● Exercise requirements:
The answer should consist of each line from the data below that includes "unsafe".

● Data records:
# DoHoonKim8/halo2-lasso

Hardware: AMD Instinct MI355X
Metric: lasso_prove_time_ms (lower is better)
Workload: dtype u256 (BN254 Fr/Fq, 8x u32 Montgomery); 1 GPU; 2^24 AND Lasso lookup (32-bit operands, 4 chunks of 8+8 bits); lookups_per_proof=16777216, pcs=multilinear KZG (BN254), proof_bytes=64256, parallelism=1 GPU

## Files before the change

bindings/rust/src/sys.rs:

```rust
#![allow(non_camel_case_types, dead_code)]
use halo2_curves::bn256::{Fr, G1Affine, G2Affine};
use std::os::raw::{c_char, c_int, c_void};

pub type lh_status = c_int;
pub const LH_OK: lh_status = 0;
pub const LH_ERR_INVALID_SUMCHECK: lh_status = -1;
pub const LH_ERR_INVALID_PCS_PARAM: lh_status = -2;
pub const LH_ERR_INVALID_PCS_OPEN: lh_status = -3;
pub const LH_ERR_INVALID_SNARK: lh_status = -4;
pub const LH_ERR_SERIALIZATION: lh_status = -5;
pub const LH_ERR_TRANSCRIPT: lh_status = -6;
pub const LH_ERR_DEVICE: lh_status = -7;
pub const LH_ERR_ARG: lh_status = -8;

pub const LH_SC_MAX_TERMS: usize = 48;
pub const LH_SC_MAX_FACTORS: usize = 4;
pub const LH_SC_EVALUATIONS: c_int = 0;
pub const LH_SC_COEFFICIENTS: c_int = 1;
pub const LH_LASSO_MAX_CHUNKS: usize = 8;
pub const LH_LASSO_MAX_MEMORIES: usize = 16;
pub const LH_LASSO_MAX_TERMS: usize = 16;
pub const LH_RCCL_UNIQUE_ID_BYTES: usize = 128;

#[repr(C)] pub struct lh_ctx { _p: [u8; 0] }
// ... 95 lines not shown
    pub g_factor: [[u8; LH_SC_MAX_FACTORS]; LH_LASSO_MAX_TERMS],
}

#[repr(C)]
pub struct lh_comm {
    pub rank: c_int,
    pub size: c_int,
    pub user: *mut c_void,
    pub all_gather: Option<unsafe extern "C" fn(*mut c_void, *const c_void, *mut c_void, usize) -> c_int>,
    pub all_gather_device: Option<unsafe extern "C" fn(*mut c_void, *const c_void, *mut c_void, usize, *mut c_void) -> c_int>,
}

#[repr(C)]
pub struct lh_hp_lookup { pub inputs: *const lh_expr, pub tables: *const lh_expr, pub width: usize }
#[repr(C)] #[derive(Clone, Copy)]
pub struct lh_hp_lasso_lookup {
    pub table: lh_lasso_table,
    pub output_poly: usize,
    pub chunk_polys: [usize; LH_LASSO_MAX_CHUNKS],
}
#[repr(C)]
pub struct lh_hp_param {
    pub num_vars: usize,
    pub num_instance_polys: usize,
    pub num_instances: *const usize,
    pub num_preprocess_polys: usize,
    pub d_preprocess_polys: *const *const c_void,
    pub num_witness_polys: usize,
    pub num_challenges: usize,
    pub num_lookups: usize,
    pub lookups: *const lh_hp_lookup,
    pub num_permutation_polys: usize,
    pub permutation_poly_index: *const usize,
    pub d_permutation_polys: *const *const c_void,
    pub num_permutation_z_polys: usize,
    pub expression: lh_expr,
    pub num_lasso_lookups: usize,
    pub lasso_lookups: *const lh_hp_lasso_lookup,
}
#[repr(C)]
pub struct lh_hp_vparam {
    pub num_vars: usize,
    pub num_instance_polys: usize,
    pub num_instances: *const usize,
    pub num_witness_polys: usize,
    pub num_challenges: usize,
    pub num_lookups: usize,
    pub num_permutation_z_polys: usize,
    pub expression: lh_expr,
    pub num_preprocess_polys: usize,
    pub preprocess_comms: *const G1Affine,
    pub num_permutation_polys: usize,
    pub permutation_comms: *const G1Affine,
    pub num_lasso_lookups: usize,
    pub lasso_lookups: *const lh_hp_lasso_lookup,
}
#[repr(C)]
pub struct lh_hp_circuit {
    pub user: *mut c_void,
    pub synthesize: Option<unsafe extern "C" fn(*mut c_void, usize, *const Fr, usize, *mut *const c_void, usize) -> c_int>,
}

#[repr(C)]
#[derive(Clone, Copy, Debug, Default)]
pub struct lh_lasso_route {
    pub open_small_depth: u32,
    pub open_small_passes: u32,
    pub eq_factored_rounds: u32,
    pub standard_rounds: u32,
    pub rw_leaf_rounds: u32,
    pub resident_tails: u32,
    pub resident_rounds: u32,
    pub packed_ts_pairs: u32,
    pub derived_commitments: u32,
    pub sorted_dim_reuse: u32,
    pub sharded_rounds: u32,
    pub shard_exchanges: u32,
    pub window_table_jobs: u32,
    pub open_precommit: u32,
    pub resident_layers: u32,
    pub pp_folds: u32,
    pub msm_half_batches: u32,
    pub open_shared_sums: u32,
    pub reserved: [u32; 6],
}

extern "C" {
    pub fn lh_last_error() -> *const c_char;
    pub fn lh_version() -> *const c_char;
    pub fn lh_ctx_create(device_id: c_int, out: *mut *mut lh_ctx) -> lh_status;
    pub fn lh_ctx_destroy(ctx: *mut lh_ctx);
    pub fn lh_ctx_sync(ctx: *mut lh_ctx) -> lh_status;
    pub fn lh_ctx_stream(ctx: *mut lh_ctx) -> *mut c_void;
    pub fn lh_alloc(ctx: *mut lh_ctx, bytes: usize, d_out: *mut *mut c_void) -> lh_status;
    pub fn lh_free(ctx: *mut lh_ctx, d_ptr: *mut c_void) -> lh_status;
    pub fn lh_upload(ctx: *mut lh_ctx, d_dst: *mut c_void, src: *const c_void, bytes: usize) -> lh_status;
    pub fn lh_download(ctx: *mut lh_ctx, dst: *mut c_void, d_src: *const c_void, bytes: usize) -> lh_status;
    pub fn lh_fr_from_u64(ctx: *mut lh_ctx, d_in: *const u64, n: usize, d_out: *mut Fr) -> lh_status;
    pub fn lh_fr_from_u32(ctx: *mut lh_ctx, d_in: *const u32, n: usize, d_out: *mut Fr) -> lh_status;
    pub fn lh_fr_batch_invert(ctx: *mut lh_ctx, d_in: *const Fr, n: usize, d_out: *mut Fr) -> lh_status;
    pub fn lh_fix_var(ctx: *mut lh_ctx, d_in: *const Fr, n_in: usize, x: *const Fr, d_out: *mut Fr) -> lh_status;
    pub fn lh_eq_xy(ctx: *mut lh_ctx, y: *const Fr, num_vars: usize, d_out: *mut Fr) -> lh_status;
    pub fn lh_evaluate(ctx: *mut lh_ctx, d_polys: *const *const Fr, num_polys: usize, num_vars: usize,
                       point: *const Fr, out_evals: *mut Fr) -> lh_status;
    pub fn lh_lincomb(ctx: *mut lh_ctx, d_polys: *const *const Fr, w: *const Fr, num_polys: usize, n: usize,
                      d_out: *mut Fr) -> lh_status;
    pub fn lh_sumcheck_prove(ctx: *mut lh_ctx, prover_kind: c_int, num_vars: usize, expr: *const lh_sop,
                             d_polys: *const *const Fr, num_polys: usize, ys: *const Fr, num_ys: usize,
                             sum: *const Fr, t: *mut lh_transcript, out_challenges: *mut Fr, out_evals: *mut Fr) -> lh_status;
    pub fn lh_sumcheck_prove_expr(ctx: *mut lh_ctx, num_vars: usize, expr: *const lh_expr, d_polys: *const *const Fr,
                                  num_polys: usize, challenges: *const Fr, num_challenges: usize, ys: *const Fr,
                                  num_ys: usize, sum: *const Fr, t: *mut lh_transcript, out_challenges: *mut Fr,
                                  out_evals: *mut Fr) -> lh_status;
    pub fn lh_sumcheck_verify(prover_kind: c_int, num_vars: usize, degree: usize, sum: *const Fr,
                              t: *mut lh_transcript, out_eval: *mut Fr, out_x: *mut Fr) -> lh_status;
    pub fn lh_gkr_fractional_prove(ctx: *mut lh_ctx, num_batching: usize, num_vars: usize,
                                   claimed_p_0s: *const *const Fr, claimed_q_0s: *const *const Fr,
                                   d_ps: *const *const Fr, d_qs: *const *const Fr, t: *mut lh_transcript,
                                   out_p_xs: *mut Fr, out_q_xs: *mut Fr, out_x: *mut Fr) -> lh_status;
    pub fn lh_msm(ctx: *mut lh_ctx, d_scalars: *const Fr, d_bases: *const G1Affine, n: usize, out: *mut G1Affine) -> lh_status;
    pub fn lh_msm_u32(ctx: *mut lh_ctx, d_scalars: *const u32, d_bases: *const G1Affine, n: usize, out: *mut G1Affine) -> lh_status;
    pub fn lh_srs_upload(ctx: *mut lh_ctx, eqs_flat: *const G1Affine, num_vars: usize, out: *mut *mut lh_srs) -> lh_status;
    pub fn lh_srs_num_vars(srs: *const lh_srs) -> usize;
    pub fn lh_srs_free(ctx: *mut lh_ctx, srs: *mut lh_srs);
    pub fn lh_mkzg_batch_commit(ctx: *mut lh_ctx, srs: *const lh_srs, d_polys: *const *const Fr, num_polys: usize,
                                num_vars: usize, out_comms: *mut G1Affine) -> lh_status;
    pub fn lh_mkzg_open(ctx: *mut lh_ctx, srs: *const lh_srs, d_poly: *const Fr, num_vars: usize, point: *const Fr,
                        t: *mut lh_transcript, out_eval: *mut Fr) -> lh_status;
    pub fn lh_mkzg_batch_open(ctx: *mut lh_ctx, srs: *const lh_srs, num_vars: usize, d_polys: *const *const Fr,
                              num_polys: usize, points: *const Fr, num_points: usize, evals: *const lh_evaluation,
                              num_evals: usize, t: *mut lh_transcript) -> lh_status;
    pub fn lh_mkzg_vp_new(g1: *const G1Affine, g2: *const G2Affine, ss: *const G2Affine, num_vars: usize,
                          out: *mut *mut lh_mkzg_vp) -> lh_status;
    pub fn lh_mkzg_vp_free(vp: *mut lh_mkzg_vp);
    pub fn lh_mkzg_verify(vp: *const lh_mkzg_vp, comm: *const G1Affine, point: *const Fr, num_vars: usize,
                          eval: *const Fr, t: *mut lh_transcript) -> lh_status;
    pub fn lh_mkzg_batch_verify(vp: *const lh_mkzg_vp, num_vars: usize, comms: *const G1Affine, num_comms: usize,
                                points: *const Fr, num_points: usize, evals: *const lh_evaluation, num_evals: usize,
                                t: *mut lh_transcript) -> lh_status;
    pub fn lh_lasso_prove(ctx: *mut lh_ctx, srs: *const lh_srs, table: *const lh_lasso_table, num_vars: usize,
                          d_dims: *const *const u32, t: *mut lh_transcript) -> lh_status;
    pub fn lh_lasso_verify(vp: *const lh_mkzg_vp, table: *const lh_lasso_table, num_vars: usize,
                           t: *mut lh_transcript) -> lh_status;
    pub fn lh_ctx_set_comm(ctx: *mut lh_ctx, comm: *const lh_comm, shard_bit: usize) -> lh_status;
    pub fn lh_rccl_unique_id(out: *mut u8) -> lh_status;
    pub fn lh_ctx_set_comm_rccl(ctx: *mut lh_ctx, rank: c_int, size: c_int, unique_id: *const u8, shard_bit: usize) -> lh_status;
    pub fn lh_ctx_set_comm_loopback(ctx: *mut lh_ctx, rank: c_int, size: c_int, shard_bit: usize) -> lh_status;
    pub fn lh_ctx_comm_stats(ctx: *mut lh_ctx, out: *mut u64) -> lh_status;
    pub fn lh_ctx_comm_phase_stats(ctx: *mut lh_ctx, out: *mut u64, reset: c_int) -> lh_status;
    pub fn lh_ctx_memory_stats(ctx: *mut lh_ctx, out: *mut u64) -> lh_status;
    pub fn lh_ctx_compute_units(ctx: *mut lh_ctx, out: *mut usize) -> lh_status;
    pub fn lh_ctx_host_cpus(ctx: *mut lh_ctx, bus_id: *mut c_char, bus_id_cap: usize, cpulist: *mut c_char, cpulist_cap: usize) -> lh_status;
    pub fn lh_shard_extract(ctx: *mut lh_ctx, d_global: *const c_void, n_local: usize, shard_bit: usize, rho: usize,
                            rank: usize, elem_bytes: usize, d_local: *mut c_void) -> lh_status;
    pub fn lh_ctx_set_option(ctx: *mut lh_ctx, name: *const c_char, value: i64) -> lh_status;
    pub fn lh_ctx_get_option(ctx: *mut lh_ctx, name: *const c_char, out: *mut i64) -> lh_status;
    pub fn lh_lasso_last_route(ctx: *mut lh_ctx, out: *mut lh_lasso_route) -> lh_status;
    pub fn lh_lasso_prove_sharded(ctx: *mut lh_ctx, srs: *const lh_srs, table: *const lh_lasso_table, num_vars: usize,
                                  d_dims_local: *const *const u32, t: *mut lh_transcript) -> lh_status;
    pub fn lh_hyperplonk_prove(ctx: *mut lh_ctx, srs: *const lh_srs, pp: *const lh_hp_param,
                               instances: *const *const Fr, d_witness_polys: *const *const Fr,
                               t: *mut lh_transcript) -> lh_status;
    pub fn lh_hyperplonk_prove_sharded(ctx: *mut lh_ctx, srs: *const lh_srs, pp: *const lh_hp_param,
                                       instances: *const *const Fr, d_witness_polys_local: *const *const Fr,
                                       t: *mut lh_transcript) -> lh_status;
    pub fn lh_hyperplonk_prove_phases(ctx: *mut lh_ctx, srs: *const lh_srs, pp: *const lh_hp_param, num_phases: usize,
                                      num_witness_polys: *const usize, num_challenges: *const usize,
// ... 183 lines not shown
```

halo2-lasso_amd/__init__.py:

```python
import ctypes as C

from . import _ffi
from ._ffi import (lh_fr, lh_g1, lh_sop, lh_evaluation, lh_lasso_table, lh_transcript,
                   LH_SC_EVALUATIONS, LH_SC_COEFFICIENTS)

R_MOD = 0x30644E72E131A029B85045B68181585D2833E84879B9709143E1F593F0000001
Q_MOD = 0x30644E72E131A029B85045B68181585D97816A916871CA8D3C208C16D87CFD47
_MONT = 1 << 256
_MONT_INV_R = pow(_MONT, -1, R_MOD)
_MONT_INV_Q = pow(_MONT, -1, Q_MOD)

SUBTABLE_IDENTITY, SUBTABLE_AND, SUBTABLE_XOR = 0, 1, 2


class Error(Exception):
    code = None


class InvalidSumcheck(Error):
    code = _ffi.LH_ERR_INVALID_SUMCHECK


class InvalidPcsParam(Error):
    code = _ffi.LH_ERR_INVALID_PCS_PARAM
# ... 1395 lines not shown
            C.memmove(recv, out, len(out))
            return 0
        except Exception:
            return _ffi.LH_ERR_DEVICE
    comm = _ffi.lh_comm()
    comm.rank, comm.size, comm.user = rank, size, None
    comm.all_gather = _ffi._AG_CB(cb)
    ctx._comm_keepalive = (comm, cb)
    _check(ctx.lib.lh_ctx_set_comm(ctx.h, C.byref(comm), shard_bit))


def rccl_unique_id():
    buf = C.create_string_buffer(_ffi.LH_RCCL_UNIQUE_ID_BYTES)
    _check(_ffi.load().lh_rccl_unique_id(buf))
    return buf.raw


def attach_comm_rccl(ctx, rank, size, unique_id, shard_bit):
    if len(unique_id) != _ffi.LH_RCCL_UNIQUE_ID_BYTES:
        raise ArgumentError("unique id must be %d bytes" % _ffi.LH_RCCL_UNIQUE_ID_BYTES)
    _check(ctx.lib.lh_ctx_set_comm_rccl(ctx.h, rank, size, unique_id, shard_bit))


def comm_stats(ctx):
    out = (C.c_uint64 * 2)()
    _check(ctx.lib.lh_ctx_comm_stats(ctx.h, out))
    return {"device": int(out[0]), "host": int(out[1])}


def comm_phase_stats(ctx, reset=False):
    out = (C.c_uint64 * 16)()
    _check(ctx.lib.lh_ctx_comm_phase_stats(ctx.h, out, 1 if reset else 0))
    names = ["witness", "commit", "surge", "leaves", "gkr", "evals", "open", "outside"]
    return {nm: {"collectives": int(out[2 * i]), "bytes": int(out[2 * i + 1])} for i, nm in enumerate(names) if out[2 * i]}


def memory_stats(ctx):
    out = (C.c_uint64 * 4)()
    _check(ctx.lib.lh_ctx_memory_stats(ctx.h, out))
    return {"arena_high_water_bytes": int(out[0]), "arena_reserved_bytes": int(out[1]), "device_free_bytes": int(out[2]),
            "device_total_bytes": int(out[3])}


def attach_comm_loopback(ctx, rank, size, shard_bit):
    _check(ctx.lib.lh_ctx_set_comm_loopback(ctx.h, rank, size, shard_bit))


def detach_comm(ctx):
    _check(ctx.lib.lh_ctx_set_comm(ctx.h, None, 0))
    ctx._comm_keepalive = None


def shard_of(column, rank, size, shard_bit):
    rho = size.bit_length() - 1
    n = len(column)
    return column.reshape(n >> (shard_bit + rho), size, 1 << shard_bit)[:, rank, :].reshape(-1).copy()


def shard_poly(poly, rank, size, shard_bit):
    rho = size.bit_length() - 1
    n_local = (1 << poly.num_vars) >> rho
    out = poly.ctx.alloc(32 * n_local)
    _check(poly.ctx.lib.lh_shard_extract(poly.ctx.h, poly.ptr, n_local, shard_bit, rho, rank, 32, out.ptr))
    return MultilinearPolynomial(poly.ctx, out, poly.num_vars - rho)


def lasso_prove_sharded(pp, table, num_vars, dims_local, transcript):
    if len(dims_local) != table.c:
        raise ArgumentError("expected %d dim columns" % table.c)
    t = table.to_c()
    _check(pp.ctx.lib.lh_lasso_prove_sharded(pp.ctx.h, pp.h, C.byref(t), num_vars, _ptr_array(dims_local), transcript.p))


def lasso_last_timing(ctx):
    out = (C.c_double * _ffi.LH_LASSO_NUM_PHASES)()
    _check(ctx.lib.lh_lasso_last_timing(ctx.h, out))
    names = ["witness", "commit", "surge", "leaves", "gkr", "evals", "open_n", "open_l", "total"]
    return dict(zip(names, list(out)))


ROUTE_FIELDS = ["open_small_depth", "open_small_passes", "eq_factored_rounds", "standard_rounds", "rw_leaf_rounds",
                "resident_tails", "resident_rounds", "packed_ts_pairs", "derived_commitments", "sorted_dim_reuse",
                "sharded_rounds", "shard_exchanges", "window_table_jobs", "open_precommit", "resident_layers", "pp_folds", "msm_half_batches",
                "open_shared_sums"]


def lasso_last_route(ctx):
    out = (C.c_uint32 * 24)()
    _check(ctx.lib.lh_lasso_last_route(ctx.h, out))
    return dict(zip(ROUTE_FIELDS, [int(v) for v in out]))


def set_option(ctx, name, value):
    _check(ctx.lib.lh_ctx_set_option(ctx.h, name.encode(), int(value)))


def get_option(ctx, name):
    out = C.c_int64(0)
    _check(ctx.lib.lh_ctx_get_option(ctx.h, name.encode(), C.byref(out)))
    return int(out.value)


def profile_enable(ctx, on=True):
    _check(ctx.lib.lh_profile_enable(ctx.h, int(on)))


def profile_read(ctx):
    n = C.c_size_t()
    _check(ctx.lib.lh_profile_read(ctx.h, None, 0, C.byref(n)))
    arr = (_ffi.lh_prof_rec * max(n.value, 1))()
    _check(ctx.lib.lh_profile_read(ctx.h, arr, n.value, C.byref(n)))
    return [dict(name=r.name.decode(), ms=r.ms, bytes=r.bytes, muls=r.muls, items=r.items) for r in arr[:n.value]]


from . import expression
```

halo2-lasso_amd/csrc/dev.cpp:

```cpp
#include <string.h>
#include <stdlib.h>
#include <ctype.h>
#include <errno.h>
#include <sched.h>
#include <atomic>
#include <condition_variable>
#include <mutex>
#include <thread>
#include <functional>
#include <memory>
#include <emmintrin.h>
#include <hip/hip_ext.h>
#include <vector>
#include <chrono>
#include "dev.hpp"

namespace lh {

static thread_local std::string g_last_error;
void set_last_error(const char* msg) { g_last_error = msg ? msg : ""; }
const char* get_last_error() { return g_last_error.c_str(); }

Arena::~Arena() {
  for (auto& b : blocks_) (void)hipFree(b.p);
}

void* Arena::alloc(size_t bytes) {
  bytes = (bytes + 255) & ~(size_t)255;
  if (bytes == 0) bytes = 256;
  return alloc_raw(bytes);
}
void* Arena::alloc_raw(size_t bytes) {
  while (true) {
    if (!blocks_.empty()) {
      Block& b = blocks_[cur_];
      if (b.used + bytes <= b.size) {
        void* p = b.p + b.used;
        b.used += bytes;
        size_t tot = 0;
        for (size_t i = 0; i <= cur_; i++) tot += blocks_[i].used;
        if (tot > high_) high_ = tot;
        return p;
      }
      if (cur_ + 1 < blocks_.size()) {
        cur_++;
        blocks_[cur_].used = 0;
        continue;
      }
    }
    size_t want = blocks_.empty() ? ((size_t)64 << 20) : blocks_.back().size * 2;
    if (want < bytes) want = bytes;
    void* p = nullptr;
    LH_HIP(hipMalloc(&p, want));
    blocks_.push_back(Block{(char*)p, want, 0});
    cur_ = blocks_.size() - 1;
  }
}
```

● Answer to this problem:
    pub all_gather: Option<unsafe extern "C" fn(*mut c_void, *const c_void, *mut c_void, usize) -> c_int>,
    pub all_gather_device: Option<unsafe extern "C" fn(*mut c_void, *const c_void, *mut c_void, usize, *mut c_void) -> c_int>,
    pub synthesize: Option<unsafe extern "C" fn(*mut c_void, usize, *const Fr, usize, *mut *const c_void, usize) -> c_int>,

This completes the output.